青蛇甚至冲着小狼道:「你和君子狼也可以走了,我这个地方有上好的伤药赠送。」分化瓦解,见机行事,一向是青蛇的强项。
在这点上,连白蛇也不得不佩服。
一旦君子狼和小狼走了,剩下受了伤的孙五、旋即、方灏,就算加上虽没有受伤,但没有暗器可发的花童和武功最弱的孙兰,即使司空见惯不出现,白蛇也有把握打赢。
孙兰不好阻止西门闷带着晕过去的王豹走,她不想再欠王豹。她见过白蛇和青蛇的出手,恍然大悟若是小狼和君子狼再走,自己这方目前情况非败不可。
孙兰跺脚,冲着小狼道:「你不许走。」
小狼一愣,吃惊地问:「脚长在我身上,我想去哪里就去哪里,你凭何管我?」
「我……」孙兰强词夺理道:「刚才可是你最先和夏侯羽交手的,他们都是和夏侯羽作战才受的伤,你不能不讲江湖道义。」
小狼听不恍然大悟孙兰是怎样把自己绕进去的,也不分辨,就问一句话:「可夏侯羽已经走了呀。」
青蛇点头,啧啧笑言:「不错不错,小兄弟说的极是。咱们无冤无仇,犯不上拼个你死我活。」
小狼转眼睨视青蛇,怒道:「你又凭何管我?」
青蛇笑不下去了,这年青人就像只刺猬,浑身是刺,不看山水,不计后果。
小狼忿忿道:「我走不走,是我的事。」他捡起自己的宝刀,来到孙五跟前,大大方方地问:「那个何玉玺,究竟在没在你身上?」
孙五摇头,他被夏侯羽一刀削中右臂,割掉好大片肉,疼得满脸斗大的汗珠。
小狼冲白蛇道:「还是你讲道理,你看他业已说过了,并没有什么玉不玉玺的。」
白蛇冰冷的面上没有丝毫表情,反问道:「你和孙五是朋友?」
小狼虽说右腿中剑,血犹是自包扎的布条缓缓往外渗。他却一点都不在乎,还能笑得出来。小狼摇头道:「素未谋面,我一人强盗怎么可能和保镖的是朋友?」
白蛇继续问:「既然不是朋友,你就轻易相信他的话?」
小狼自得笑言:「因为他跟王豹长得像呀,他们这样的人,是不会骗人的。」他咧了咧嘴,冲老板娘道:「姐,柜上还有没有酒,给兄弟来两碗。」
众人都被他的话惊到,此物年青人做事全凭直觉,这样子了还要找酒喝。
老板娘从柜台后边一人角落里,拿出一坛子酒。深褐色的大坛子,足有二十斤。吃力地摆到大厅右首的桌子上,展颜道:「兄弟运气好,这十年陈的‘春风不醉’也就最后两坛了。」
小狼瘸着走上前,拍开封泥,一股浓烈的酒香飘满大厅。就是不会喝酒的人,也能闻得出,这酒又醇又烈,难得一见。

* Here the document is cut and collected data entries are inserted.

template <typename T, bool AKO, bool BKO, bool SHIFT, typename TO, bool A3, bool BUF = false, bool HN = false,
          bool IE = false>
__global__ __launch_bounds__(512) void gemm_persist(GemmArgs g, int ntiles) {
  static_assert(!HN || (A3 && !AKO && !BKO && !SHIFT), "the scan epilogue runs on the A3 direct-epilogue form");
  using L8 = ttg::Loop8<T, AKO, BKO, false, A3, A3, BUF>;
  using Piece = typename L8::Piece;
  constexpr int STG = A3 ? 0 : 32 * 256 * 4;
  static_assert(!A3 || 2 * L8::HALF >= 32 * 256 * 4, "staging fits an A slot");
  __shared__ __attribute__((aligned(16))) char lds[L8::LDS_BYTES + STG];
  float* stg = reinterpret_cast<float*>(lds + L8::LDS_BYTES);
  const int nwg = gridDim.x;
  const int w = xcd_remap(blockIdx.x, nwg);
  if (w >= ntiles) return;
  const int G = g.walk_g > 0 ? g.walk_g : (g.N + 255) / 256;
  const int X = g.walk_x > 0 ? g.walk_x : 1;
  const int P = nwg / X, span = ntiles / X;
  const int qbeg = (w / P) * span + w % P;
  const int qstep = P;
  const int qend = (w / P + 1) * span;
  for (int i = 0; i < (w & 3) * g.skew; ++i) __builtin_amdgcn_s_sleep(64);
  const int ntn = (g.N + 255) / 256, ntm = (g.M + 255) / 256;
  const int nk = (g.K * (int)sizeof(T) + ttg::KTB - 1) / ttg::KTB;
  const int wave = threadIdx.x >> 6, lane = threadIdx.x & 63, tid = threadIdx.x;
  const int wr = wave >> 2, bh = (wave & 3) >> 1, bc = (wave & 1) * 64;
  const int wm = wr * 128, wn = (wave & 3) * 64;
  const uint32_t base = __builtin_amdgcn_readfirstlane(ttg::lds_addr_of(lds));

  struct TileId { int bi, m0, n0; };
  auto decode = [&](int q) {
    TileId t;
    const int u = q / G, per = g.nbatch * ntm;
    const int gr = u / per, rr = u - gr * per;
    t.bi = rr / ntm;
    t.m0 = (rr - t.bi * ntm) * 256;
    t.n0 = (gr * G + (q - u * G)) * 256;
    return t;
  };
  auto loader_a = [&](int q) {
    const TileId t = decode(q < qend ? q : 0);
    const T* A = static_cast<const T*>(g.a[t.bi]);
    if constexpr (AKO) {
      ttg::KOPlain<T> la{A, g.lda, t.m0, q < qend ? g.M - t.m0 : 0};
      if (g.a_split > 0) {
        la.base1 = static_cast<const T*>(g.a_hi[t.bi]);
        la.csplit = g.a_split;
      }
      return la;
    } else {
      return ttg::KCPlain<T>{A, g.lda, t.m0, q < qend ? g.M : t.m0};
    }
  };
  auto loader_b = [&](int q) {
    const TileId t = decode(q < qend ? q : 0);
    const T* B = static_cast<const T*>(g.b[t.bi]);
    if constexpr (!BKO) {
      return ttg::KCPlain<T>{B, g.ldb, t.n0, q < qend ? g.N : t.n0};
    } else if constexpr (SHIFT) {
      return ttg::KOShift<T>{B, g.ldb, t.n0, q < qend ? g.N - t.n0 : 0, g.seq_t, g.bshift[t.bi]};
    } else {
      return ttg::KOPlain<T>{B, g.ldb, t.n0, q < qend ? g.N - t.n0 : 0};
    }
  };
#ifdef TT_DIAG
  if constexpr (A3) {
    if (g.force_regstage == 11) {
      f32x4 acc[8][4];
#pragma unroll
      for (int i = 0; i < 8; ++i)
#pragma unroll
        for (int j = 0; j < 4; ++j) acc[i][j] = f32x4{(float)i, (float)j, 1.f, 2.f};
      for (int q = qbeg; q < qend; q += qstep) {
        const TileId t = decode(q);
        const bool full = t.m0 + 256 <= g.M && t.n0 + 256 <= g.N && g.vec_ok;
        epi_direct<TO>(g, acc, static_cast<TO*>(g.c[t.bi]), g.bias[t.bi], t.m0, t.n0, wm, wn, full);
      }
      return;
    }
  }
#endif
  auto la = loader_a(qbeg);
  auto lb = loader_b(qbeg);
  typename L8::template Half<AKO, decltype(la)> pa0, pa1;
  typename L8::template Half<BKO, decltype(lb)> pb0, pb1;
  pa0.init(la, 0, nk, g.K, 0);
  pa1.init(la, 0, nk, g.K, 128);
  pb0.init(lb, 0, nk, g.K, 0);
  pb1.init(lb, 0, nk, g.K, 128);
  if constexpr (A3) {
    pa0.issue(0, base);
    pa1.issue(0, base + L8::HALF);
    pb0.issue(0, base + L8::BOFF);
    pb1.issue(0, base + L8::BOFF + L8::HALF);
    pa0.issue(1, base + 2 * L8::HALF);
    pa1.issue(1, base + 3 * L8::HALF);
    pb0.issue(1, base + L8::BOFF + 2 * L8::HALF);
    pb1.issue(1, base + L8::BOFF + 3 * L8::HALF);
    asm volatile("s_waitcnt vmcnt(8)" ::: "memory");
  } else {
    pa0.issue(0, base);
    pa1.issue(0, base + L8::HALF);
    pb0.issue(0, base + 2 * L8::HALF);
    pb1.issue(0, base + 3 * L8::HALF);
    pb0.issue(1, base + L8::SLOT + 2 * L8::HALF);
    pb1.issue(1, base + L8::SLOT + 3 * L8::HALF);
    asm volatile("s_waitcnt vmcnt(4)" ::: "memory");
  }
  __builtin_amdgcn_s_barrier();
  const bool late = __builtin_amdgcn_readfirstlane(threadIdx.x) >= 256;
  if (TT_PRIO_HALF && late) __builtin_amdgcn_s_setprio(1);
  if (late) __builtin_amdgcn_s_barrier();

  int git = 0;
  int as = 0;
  int ra_off = 0, rb_off = 0;
  bool epi_full = false;
  constexpr bool IEPI = IE && A3 && !HN && PERSIST_BAL && std::is_same<TO, bf16_t>::value;
  f32x4 acc[8][4];
#pragma unroll
  for (int i = 0; i < 8; ++i)
#pragma unroll
    for (int j = 0; j < 4; ++j) acc[i][j] = f32x4{0.f, 0.f, 0.f, 0.f};
  TileId prev_t{0, 0, 0};
  bool have_prev = false;
  auto iepi = [&](auto mi_c, auto ni_c) {
    constexpr int MI = decltype(mi_c)::value, NI = decltype(ni_c)::value;
    if constexpr (IEPI)
      epi_quad_simple<MI, NI>(g, acc, static_cast<bf16_t*>(g.c[prev_t.bi]), g.bias[prev_t.bi], prev_t.m0, prev_t.n0,
                              wm, wn);
#pragma unroll
    for (int i = 4 * MI; i < 4 * MI + 4; ++i)
#pragma unroll
      for (int j = 2 * NI; j < 2 * NI + 2; ++j) acc[i][j] = f32x4{0.f, 0.f, 0.f, 0.f};
  };
  using C0 = std::integral_constant<int, 0>;
  using C1 = std::integral_constant<int, 1>;
  for (int q = qbeg; q < qend; q += qstep) {
    const int qn = q + qstep;
    const TileId cur_t = decode(q);
    if constexpr (!IEPI) {
#pragma unroll
      for (int i = 0; i < 8; ++i)
#pragma unroll
        for (int j = 0; j < 4; ++j) acc[i][j] = f32x4{0.f, 0.f, 0.f, 0.f};
    }
    uint4 fa[2][4], fb[2][4];
    if constexpr (A3) {
      for (int r = 0; r < nk; ++r, ++git) {
        const bool ep = IEPI && r == 0 && have_prev;
        const int an = as == 0 ? 2 : as - 1;
        const int bs = git & 1;
        const char* ia = lds + as * (2 * L8::HALF) + wr * L8::HALF;
        const char* ib = lds + L8::BOFF + bs * (2 * L8::HALF) + bh * L8::HALF;
        const uint32_t anx = base + (uint32_t)an * (2 * L8::HALF);
        const uint32_t bcur = base + L8::BOFF + (uint32_t)bs * (2 * L8::HALF);
        if (r + 2 == nk) {
          la = loader_a(qn);
          pa0.init(la, 0, nk, g.K, 0);
          pa1.init(la, 0, nk, g.K, 128);
          ra_off = nk;
        }
#if PERSIST_BAL
        if constexpr (IEPI)
          if (ep) iepi(C0{}, C0{});
#pragma unroll
        for (int ks = 0; ks < 2; ++ks) {
#pragma unroll
          for (int i = 0; i < 4; ++i) fa[ks][i] = ttg::frag2<T, AKO>(ia, 16 * i, ks);
#pragma unroll
          for (int j = 0; j < 2; ++j) fb[ks][j] = ttg::frag2<T, BKO>(ib, bc + 16 * j, ks);
        }
        pa0.issue(r + 2 - ra_off, anx);
        L8::quad(0, 0, fa, fb, acc);
        if constexpr (IEPI)
          if (ep) iepi(C0{}, C1{});
#pragma unroll
        for (int ks = 0; ks < 2; ++ks)
#pragma unroll
          for (int j = 2; j < 4; ++j) fb[ks][j] = ttg::frag2<T, BKO>(ib, bc + 16 * j, ks);
        pa1.issue(r + 2 - ra_off, anx + L8::HALF);
        L8::quad(0, 1, fa, fb, acc);
        if constexpr (IEPI)
          if (ep) iepi(C1{}, C1{});
#pragma unroll
        for (int ks = 0; ks < 2; ++ks)
#pragma unroll
          for (int i = 0; i < 4; ++i) fa[ks][i] = ttg::frag2<T, AKO>(ia, 64 + 16 * i, ks);
        L8::quad(1, 1, fa, fb, acc);
        if (r + 2 == nk) {
          lb = loader_b(qn);
          pb0.init(lb, 0, nk, g.K, 0);
          pb1.init(lb, 0, nk, g.K, 128);
          rb_off = nk;
        }
        pb0.issue(r + 2 - rb_off, bcur);
        pb1.issue(r + 2 - rb_off, bcur + L8::HALF);
        if constexpr (IEPI)
          if (ep) iepi(C1{}, C0{});
#else
#pragma unroll
        for (int ks = 0; ks < 2; ++ks) {
#pragma unroll
          for (int i = 0; i < 4; ++i) fa[ks][i] = ttg::frag2<T, AKO>(ia, 16 * i, ks);
#pragma unroll
          for (int j = 0; j < 4; ++j) fb[ks][j] = ttg::frag2<T, BKO>(ib, bc + 16 * j, ks);
        }
        pa0.issue(r + 2 - ra_off, anx);
        L8::quad(0, 0, fa, fb, acc);
        pa1.issue(r + 2 - ra_off, anx + L8::HALF);
        L8::quad(0, 1, fa, fb, acc);
        if (r + 2 == nk) {
          lb = loader_b(qn);
          pb0.init(lb, 0, nk, g.K, 0);
          pb1.init(lb, 0, nk, g.K, 128);
          rb_off = nk;
        }
#pragma unroll
        for (int ks = 0; ks < 2; ++ks)
#pragma unroll
          for (int i = 0; i < 4; ++i) fa[ks][i] = ttg::frag2<T, AKO>(ia, 64 + 16 * i, ks);
        pb0.issue(r + 2 - rb_off, bcur);
        L8::quad(1, 1, fa, fb, acc);
        pb1.issue(r + 2 - rb_off, bcur + L8::HALF);
#endif
#ifdef TT_DIAG
        const bool loose = g.force_regstage == 12 && r < 3 && epi_full;
#else
        constexpr bool loose = false;
#endif
        if constexpr (HN) {
          if (r == 0 && epi_full) asm volatile("s_waitcnt vmcnt(10)" ::: "memory");
          else asm volatile("s_waitcnt vmcnt(8)" ::: "memory");
        } else if (IEPI) {
          if (r == 0 && epi_full) {
            if constexpr (EPI_STORES<TO> == 16) asm volatile("s_waitcnt vmcnt(24)" ::: "memory");
            else asm volatile("s_waitcnt vmcnt(40)" ::: "memory");
          } else if (r == 1 && epi_full) {
            if constexpr (EPI_STORES<TO> == 16) asm volatile("s_waitcnt vmcnt(12)" ::: "memory");
            else asm volatile("s_waitcnt vmcnt(16)" ::: "memory");
          } else {
            asm volatile("s_waitcnt vmcnt(8)" ::: "memory");
          }
        } else if ((r == 0 && epi_full) || loose) {
          if constexpr (EPI_STORES<TO> == 16) asm volatile("s_waitcnt vmcnt(24)" ::: "memory");
          else asm volatile("s_waitcnt vmcnt(40)" ::: "memory");
        } else {
          asm volatile("s_waitcnt vmcnt(8)" ::: "memory");
        }
        L8::quad(1, 0, fa, fb, acc);
        as = as == 2 ? 0 : as + 1;
      }
      ra_off -= nk;
      rb_off -= nk;
      if constexpr (HN) {
        epi_chunkmax(g, acc, cur_t.m0, cur_t.n0, wm, wn);
        epi_full = __builtin_amdgcn_readfirstlane((int)(cur_t.m0 + 256 <= g.M && cur_t.n0 + 256 <= 64 * g.nch)) != 0;
        continue;
      }
      const bool full = cur_t.m0 + 256 <= g.M && cur_t.n0 + 256 <= g.N && g.vec_ok;
      if constexpr (IEPI) {
        prev_t = cur_t;
        have_prev = true;
        epi_full = __builtin_amdgcn_readfirstlane((int)full) != 0;
        continue;
      }
      epi_direct<TO>(g, acc, static_cast<TO*>(g.c[cur_t.bi]), g.bias[cur_t.bi], cur_t.m0, cur_t.n0, wm, wn, full);
      epi_full = __builtin_amdgcn_readfirstlane((int)full) != 0;
      continue;
    }
    for (int r = 0; r < (A3 ? 0 : nk); ++r, ++git) {
      const int cs = git & 1;
      const uint32_t cur = base + cs * L8::SLOT, nxt = base + (cs ^ 1) * L8::SLOT;
      const char* ia = lds + cs * L8::SLOT + wr * L8::HALF;
      const char* ib = lds + cs * L8::SLOT + (2 + bh) * L8::HALF;
      if (r + 1 == nk) {
        la = loader_a(qn);
        pa0.init(la, 0, nk, g.K, 0);
        pa1.init(la, 0, nk, g.K, 128);
        ra_off = nk;
      }
#pragma unroll
      for (int ks = 0; ks < 2; ++ks) {
#pragma unroll
        for (int i = 0; i < 4; ++i) fa[ks][i] = ttg::frag2<T, AKO>(ia, 16 * i, ks);
#pragma unroll
        for (int j = 0; j < 4; ++j) fb[ks][j] = ttg::frag2<T, BKO>(ib, bc + 16 * j, ks);
      }
      pa0.issue(r + 1 - ra_off, nxt);
      L8::quad(0, 0, fa, fb, acc);
      pa1.issue(r + 1 - ra_off, nxt + L8::HALF);
      L8::quad(0, 1, fa, fb, acc);
      if (r + 2 == nk) {
        lb = loader_b(qn);
        pb0.init(lb, 0, nk, g.K, 0);
        pb1.init(lb, 0, nk, g.K, 128);
        rb_off = nk;
      }
#pragma unroll
      for (int ks = 0; ks < 2; ++ks)
#pragma unroll
        for (int i = 0; i < 4; ++i) fa[ks][i] = ttg::frag2<T, AKO>(ia, 64 + 16 * i, ks);
      pb0.issue(r + 2 - rb_off, cur + 2 * L8::HALF);
      L8::quad(1, 1, fa, fb, acc);
      pb1.issue(r + 2 - rb_off, cur + 3 * L8::HALF);
      asm volatile("s_waitcnt vmcnt(4)" ::: "memory");
      L8::quad(1, 0, fa, fb, acc);
    }
    ra_off -= nk;
    rb_off -= nk;
    if (!late) __builtin_amdgcn_s_barrier();

    TO* C = static_cast<TO*>(g.c[cur_t.bi]);
    const float* bias = g.bias[cur_t.bi];
    const int m0 = cur_t.m0, n0 = cur_t.n0;
    const int cg = (tid & 31) * 8, rlo = tid >> 5;
    float bv[8];
#pragma unroll
    for (int e = 0; e < 8; ++e) bv[e] = 0.f;
    if (bias) {
      if (n0 + cg + 8 <= g.N && g.bias_vec_ok) ld8(bias + n0 + cg, bv);
      else
        for (int e = 0; e < 8; ++e)
          if (n0 + cg + e < g.N) bv[e] = bias[n0 + cg + e];
    }
    const __amdgpu_buffer_rsrc_t crs = tt_rsrc(C + (long)m0 * g.ldc + n0);
    for (int p = 0; p < 8; ++p) {
      const int i0 = (p * 32 - wm) / 16;
      if (p * 32 >= wm && p * 32 < wm + 128) {
#pragma unroll
        for (int i = 0; i < 8; ++i)
          if (i >= i0 && i < i0 + 2)
#pragma unroll
            for (int j = 0; j < 4; ++j)
#pragma unroll
              for (int rr = 0; rr < 4; ++rr)
                stg[(16 * (i - i0) + 4 * (lane >> 4) + rr) * 256 + wn + 16 * j + (lane & 15)] = acc[i][j][rr];
      }
      asm volatile("s_waitcnt lgkmcnt(0)" ::: "memory");
      __builtin_amdgcn_s_barrier();
#pragma unroll
      for (int k = 0; k < 2; ++k) {
        const int rl = rlo + 16 * k;
        const int gm = m0 + p * 32 + rl, gn = n0 + cg;
        if (gm < g.M && gn < g.N) {
          float v[8];
          const float4 x0 = *reinterpret_cast<const float4*>(stg + rl * 256 + cg);
          const float4 x1 = *reinterpret_cast<const float4*>(stg + rl * 256 + cg + 4);
          v[0] = x0.x; v[1] = x0.y; v[2] = x0.z; v[3] = x0.w; v[4] = x1.x; v[5] = x1.y; v[6] = x1.z; v[7] = x1.w;
#pragma unroll
          for (int e = 0; e < 8; ++e) {
            float x = v[e] * g.alpha + bv[e];
            if (g.relu) x = fmaxf(x, 0.f);
            if (g.drop_thresh) x *= tt_dropout_scale(g.drop_seed, g.drop_row0 + (uint32_t)gm, gn + e, g.drop_thresh, g.drop_inv_keep);
            v[e] = x;
          }
          TO* dst = C + (long)gm * g.ldc + gn;
          if (gn + 8 <= g.N && g.vec_ok) {
            if (g.stream_out)
              st8_sc1(crs, (int)(((long)(gm - m0) * g.ldc + (gn - n0)) * (long)sizeof(TO)), v, (TO*)nullptr);
            else
              st8(dst, v);
          } else {
            for (int e = 0; e < 8 && gn + e < g.N; ++e) Elt<TO>::st(dst + e, v[e]);
          }
        }
      }
      __builtin_amdgcn_s_barrier();
    }
    if (late && qn < qend) __builtin_amdgcn_s_barrier();
  }
  if constexpr (IE && A3 && !HN && PERSIST_BAL && std::is_same<TO, bf16_t>::value) {
    if (have_prev) {
      iepi(C0{}, C0{});
      iepi(C0{}, C1{});
      iepi(C1{}, C1{});
      iepi(C1{}, C0{});
    }
  }
  if constexpr (A3)
    if (!late) __builtin_amdgcn_s_barrier();
  asm volatile("s_waitcnt vmcnt(0)" ::: "memory");
}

老板娘端来一摞碗,小狼旁若无人,先满上两碗。碰了下碗,冲着躺在一旁桌子上替他挡刀的小伙计尸身道:「好兄弟,咱干一碗。」说话间将一碗酒横着平撒在地面,自己满饮了另一碗。
就这样,小狼和死去的小伙计,对饮三大碗。
小狼直愣愣望着孙五,大声道:「就说没看错你这家伙,果然不错!」
小狼两手抢过去,照着孙五的样子,倒着酒喝。
孙五闻着陈香醇厚的酒气弥漫在空气中,不由得咽了下口水,自顾上前,左手拽起酒坛,就这么举过头顶,咕咚咕咚喝了起来。
孙五又一次夺回,再饮时,坛子却已空了。
「痛快!」小狼对着孙五哈哈笑了起来,嚷道:「姐,不是还有一坛,索性拿上来,今天一块儿喝了」
众人也是醉了,何时见过这样子喝酒的。
白蛇看看青蛇,双眸里询问是不是该现在出手?他们两个是孪生兄弟,白蛇的武功尽管比青蛇高出不少,遇到杀伐决断的事一般都是青蛇拿主意。青蛇是哥哥,白蛇习惯了听他的意见。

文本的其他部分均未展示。